## The task
Pull out every line with the word "store" from the entries below.

(Collected data entries)
|---|

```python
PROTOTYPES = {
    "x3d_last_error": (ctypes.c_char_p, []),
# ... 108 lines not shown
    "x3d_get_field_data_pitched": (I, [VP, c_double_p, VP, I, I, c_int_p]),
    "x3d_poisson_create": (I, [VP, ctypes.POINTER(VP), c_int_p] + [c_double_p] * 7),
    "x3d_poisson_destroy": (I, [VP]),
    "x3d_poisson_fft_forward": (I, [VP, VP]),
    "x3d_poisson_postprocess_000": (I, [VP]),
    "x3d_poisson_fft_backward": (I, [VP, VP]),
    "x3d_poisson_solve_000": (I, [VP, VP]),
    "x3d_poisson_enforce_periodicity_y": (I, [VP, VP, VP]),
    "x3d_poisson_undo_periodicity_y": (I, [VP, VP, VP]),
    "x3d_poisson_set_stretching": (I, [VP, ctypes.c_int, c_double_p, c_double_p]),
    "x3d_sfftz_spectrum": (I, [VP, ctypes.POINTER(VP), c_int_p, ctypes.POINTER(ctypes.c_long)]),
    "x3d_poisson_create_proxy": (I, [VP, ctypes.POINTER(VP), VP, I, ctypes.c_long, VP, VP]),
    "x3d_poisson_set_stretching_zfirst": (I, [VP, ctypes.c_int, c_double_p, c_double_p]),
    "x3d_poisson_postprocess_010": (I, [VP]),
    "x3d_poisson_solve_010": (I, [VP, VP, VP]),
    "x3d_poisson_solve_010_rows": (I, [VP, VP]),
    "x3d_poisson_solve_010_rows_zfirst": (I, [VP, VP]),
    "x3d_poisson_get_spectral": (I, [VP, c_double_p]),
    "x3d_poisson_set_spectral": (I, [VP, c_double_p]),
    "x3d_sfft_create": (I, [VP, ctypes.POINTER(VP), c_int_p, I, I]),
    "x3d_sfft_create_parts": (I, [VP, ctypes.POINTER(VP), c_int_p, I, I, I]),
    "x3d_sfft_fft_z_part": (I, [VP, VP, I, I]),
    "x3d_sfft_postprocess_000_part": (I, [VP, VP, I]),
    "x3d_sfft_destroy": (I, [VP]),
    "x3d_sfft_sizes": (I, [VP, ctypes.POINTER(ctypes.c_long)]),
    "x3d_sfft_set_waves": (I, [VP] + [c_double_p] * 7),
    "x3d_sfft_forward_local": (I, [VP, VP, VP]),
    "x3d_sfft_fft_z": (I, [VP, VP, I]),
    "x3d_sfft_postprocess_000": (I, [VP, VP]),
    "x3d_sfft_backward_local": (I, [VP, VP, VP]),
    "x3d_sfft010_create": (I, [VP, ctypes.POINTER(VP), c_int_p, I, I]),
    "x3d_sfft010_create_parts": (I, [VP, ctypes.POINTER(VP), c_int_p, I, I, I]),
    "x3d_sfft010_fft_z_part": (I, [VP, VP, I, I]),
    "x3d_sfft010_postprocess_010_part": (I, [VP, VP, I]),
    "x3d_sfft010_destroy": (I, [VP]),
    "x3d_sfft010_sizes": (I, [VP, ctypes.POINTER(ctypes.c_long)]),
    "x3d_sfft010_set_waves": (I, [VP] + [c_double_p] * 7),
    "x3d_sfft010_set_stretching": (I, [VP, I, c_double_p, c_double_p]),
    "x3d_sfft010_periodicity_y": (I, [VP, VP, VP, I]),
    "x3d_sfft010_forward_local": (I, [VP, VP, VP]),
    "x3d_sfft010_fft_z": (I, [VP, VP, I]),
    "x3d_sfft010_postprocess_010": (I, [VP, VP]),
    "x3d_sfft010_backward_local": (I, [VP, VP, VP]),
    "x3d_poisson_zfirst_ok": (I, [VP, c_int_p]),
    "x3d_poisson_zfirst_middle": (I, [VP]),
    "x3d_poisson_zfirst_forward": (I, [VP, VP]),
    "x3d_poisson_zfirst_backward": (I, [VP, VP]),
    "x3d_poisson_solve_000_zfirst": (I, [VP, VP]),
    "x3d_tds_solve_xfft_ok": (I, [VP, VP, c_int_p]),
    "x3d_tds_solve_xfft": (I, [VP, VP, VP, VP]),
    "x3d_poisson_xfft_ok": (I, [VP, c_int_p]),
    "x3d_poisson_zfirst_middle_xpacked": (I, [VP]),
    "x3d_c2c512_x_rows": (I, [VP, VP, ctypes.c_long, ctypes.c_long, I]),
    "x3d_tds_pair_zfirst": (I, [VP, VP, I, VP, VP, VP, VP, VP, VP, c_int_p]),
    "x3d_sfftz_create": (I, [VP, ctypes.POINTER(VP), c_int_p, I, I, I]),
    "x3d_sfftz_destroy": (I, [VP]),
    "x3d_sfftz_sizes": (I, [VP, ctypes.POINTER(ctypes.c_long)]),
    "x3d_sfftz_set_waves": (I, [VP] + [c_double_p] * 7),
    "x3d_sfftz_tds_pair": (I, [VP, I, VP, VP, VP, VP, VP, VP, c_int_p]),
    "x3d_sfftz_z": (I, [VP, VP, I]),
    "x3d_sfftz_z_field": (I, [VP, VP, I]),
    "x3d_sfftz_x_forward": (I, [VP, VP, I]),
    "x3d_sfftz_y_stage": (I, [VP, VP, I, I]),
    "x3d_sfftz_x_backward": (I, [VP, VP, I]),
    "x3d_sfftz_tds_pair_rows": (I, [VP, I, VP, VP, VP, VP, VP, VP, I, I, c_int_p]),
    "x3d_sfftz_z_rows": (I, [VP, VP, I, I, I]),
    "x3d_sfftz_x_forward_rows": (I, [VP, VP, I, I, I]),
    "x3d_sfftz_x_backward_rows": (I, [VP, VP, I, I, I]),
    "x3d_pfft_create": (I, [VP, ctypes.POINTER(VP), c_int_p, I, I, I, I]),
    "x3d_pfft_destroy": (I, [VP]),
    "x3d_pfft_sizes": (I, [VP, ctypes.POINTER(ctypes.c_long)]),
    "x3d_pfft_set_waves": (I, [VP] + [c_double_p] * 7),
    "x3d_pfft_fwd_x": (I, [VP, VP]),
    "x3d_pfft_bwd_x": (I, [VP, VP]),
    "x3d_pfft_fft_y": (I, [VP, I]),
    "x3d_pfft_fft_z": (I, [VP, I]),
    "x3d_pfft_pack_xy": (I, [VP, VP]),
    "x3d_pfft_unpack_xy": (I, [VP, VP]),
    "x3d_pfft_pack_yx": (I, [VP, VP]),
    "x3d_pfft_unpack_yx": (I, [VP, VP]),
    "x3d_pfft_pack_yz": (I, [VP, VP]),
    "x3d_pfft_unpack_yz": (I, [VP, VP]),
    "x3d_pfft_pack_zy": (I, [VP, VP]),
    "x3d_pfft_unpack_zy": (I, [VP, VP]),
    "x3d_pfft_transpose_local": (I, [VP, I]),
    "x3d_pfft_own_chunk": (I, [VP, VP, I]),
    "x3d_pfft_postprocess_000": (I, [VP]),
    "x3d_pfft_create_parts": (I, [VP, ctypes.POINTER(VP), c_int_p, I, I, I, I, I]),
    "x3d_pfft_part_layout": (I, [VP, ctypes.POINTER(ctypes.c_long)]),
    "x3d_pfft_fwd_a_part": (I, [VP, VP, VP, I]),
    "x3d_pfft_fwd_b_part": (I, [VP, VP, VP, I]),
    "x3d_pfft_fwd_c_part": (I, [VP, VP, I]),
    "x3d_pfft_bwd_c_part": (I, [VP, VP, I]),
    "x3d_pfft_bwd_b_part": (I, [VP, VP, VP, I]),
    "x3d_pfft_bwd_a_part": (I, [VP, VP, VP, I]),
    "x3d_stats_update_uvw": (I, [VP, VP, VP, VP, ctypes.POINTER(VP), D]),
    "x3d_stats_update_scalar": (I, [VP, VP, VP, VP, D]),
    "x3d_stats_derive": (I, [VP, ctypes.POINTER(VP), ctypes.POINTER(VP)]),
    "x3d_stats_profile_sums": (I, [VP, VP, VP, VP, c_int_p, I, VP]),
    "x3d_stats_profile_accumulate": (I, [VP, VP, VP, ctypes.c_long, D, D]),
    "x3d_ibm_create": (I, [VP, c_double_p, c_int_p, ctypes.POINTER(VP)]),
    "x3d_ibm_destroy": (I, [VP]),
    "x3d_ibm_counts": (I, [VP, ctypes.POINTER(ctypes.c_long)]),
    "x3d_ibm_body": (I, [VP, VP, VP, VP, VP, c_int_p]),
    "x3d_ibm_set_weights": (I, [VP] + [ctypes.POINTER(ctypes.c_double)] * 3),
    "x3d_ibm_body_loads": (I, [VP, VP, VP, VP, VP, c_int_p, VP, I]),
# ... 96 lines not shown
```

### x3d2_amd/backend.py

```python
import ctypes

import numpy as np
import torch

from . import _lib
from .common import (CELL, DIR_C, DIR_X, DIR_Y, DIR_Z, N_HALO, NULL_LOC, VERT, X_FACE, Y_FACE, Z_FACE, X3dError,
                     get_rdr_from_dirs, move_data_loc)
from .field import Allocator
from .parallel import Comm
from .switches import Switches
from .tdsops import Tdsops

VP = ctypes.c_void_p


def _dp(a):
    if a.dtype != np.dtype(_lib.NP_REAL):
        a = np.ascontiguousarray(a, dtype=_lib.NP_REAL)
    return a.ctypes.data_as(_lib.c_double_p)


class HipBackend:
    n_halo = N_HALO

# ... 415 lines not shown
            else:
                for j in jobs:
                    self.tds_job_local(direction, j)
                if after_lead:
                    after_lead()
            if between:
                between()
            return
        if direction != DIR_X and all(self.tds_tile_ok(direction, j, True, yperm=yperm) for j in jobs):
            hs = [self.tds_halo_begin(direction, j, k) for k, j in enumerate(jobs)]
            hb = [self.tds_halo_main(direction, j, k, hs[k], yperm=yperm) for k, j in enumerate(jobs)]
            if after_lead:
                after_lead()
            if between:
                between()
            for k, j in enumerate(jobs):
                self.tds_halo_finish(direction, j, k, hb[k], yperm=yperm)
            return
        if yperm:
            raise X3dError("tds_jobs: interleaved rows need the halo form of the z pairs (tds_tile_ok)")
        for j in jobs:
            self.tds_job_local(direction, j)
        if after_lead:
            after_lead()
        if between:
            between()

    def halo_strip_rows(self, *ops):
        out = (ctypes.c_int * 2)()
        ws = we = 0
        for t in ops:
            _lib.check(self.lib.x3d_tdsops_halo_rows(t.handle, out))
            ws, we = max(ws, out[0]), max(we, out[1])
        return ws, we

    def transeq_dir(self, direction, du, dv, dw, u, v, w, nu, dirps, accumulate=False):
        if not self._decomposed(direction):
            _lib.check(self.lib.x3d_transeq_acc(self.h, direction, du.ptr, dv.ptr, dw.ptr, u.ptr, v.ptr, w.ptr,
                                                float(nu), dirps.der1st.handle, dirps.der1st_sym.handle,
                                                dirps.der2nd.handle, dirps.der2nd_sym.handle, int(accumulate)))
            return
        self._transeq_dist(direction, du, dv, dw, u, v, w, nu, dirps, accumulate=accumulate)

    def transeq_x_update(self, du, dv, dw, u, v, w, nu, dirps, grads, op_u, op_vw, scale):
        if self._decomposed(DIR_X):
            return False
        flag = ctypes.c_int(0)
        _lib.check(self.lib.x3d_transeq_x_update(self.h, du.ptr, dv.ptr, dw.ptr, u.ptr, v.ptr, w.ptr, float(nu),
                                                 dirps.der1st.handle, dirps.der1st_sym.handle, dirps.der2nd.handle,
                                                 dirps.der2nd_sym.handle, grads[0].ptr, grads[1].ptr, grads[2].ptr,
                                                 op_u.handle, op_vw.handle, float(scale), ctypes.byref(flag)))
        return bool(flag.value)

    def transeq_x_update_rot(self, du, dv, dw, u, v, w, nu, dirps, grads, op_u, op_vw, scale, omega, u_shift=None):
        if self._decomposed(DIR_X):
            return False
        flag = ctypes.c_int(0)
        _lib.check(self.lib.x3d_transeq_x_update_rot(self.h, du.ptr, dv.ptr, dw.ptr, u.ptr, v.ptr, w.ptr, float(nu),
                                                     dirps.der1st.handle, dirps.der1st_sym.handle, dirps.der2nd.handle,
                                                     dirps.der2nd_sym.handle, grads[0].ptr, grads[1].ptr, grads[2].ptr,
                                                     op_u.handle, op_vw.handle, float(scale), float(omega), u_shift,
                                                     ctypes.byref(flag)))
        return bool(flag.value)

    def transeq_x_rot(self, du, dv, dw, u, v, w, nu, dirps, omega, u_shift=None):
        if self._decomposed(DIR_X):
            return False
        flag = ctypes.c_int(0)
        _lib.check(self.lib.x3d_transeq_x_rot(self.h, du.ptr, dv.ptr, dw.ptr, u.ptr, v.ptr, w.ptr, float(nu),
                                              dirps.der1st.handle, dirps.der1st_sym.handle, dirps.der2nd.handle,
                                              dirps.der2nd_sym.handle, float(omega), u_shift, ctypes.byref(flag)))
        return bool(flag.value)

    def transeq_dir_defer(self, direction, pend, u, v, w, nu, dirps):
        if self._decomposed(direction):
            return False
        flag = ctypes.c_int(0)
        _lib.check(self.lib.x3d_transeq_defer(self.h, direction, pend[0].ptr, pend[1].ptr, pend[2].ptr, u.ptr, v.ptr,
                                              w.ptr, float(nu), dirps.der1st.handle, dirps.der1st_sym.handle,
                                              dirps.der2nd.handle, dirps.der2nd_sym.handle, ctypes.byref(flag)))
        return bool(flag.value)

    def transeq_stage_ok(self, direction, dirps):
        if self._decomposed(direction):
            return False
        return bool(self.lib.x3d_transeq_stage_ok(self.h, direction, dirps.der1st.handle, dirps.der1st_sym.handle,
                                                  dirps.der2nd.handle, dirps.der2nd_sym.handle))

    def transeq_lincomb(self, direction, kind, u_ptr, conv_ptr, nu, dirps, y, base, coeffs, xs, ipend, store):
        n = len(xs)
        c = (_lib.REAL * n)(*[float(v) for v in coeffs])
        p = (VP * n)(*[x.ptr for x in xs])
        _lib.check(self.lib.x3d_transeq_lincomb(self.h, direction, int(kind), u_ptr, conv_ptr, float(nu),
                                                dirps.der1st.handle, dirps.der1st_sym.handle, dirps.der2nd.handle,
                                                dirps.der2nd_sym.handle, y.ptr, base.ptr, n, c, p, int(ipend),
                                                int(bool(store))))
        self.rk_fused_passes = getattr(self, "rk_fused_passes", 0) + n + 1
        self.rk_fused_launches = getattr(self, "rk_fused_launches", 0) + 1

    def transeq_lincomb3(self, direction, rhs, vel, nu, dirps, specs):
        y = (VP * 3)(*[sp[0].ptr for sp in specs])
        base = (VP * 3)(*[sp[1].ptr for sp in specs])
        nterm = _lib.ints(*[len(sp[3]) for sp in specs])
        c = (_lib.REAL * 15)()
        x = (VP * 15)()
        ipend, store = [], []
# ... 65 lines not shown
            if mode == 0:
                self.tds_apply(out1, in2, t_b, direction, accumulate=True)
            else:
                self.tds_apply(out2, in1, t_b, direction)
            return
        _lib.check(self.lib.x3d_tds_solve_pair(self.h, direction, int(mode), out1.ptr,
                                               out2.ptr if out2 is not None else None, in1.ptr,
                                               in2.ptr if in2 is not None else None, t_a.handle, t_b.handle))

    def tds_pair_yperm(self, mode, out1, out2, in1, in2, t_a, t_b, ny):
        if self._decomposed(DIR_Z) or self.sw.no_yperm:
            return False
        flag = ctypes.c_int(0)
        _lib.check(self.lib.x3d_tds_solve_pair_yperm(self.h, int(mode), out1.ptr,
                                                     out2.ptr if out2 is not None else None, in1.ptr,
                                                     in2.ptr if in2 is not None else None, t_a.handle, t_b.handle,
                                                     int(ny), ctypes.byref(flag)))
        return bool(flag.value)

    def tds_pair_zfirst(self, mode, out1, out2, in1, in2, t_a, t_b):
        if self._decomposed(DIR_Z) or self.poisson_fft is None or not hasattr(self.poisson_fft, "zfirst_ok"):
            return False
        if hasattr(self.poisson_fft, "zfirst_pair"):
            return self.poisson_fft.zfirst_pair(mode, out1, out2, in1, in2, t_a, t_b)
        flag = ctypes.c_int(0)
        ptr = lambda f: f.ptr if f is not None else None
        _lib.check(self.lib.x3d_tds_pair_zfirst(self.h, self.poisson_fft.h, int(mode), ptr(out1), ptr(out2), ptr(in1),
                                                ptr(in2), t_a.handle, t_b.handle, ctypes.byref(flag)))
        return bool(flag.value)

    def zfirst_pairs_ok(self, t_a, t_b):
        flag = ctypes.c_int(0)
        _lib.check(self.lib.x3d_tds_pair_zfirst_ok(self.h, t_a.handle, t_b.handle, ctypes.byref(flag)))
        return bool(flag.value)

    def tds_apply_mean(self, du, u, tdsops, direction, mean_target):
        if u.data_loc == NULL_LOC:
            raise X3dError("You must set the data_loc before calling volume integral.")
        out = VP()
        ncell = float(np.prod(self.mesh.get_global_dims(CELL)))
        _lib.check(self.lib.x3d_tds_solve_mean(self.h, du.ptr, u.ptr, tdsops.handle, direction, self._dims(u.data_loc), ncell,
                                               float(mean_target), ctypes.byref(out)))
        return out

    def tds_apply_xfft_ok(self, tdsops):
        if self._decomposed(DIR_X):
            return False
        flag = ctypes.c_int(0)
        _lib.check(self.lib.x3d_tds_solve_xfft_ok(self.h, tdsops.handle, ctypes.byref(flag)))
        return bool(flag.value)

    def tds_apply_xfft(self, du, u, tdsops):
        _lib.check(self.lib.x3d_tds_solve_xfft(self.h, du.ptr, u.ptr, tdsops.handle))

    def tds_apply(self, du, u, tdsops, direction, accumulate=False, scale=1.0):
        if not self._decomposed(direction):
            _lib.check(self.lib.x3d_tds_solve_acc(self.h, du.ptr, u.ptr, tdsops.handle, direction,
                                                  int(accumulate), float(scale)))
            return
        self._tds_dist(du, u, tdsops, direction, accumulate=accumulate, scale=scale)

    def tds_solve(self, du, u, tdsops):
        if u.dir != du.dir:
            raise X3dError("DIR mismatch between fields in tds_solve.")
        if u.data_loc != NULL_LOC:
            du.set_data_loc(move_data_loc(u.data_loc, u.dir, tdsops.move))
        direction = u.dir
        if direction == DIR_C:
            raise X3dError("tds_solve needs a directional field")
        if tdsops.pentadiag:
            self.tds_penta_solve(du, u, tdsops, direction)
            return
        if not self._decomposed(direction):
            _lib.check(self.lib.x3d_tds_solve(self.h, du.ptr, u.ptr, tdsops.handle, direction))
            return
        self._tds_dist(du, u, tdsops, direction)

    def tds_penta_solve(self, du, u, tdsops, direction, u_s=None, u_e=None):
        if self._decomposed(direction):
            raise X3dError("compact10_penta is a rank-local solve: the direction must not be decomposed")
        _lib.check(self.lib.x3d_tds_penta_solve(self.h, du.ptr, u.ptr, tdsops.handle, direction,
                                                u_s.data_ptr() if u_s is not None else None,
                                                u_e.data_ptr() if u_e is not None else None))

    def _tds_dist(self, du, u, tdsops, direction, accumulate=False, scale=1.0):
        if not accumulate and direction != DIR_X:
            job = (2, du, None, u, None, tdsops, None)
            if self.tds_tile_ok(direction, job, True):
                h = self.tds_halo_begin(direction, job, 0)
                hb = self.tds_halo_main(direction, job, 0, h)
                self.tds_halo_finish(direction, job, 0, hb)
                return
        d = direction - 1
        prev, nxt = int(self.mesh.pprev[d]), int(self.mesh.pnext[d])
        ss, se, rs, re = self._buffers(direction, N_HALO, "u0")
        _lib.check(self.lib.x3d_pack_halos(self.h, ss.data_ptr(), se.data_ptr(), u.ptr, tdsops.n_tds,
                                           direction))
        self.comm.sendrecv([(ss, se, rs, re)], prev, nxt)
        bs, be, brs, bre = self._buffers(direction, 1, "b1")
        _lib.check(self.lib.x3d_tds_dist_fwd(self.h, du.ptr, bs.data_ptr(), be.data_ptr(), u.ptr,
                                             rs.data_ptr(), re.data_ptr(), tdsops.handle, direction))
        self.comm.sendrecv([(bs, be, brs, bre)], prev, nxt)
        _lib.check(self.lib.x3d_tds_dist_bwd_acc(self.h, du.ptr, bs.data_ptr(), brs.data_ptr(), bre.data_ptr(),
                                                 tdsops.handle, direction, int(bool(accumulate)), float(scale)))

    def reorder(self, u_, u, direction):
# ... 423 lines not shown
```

|---|

## Exercise result
    def transeq_lincomb(self, direction, kind, u_ptr, conv_ptr, nu, dirps, y, base, coeffs, xs, ipend, store):
                                                int(bool(store))))
        ipend, store = [], []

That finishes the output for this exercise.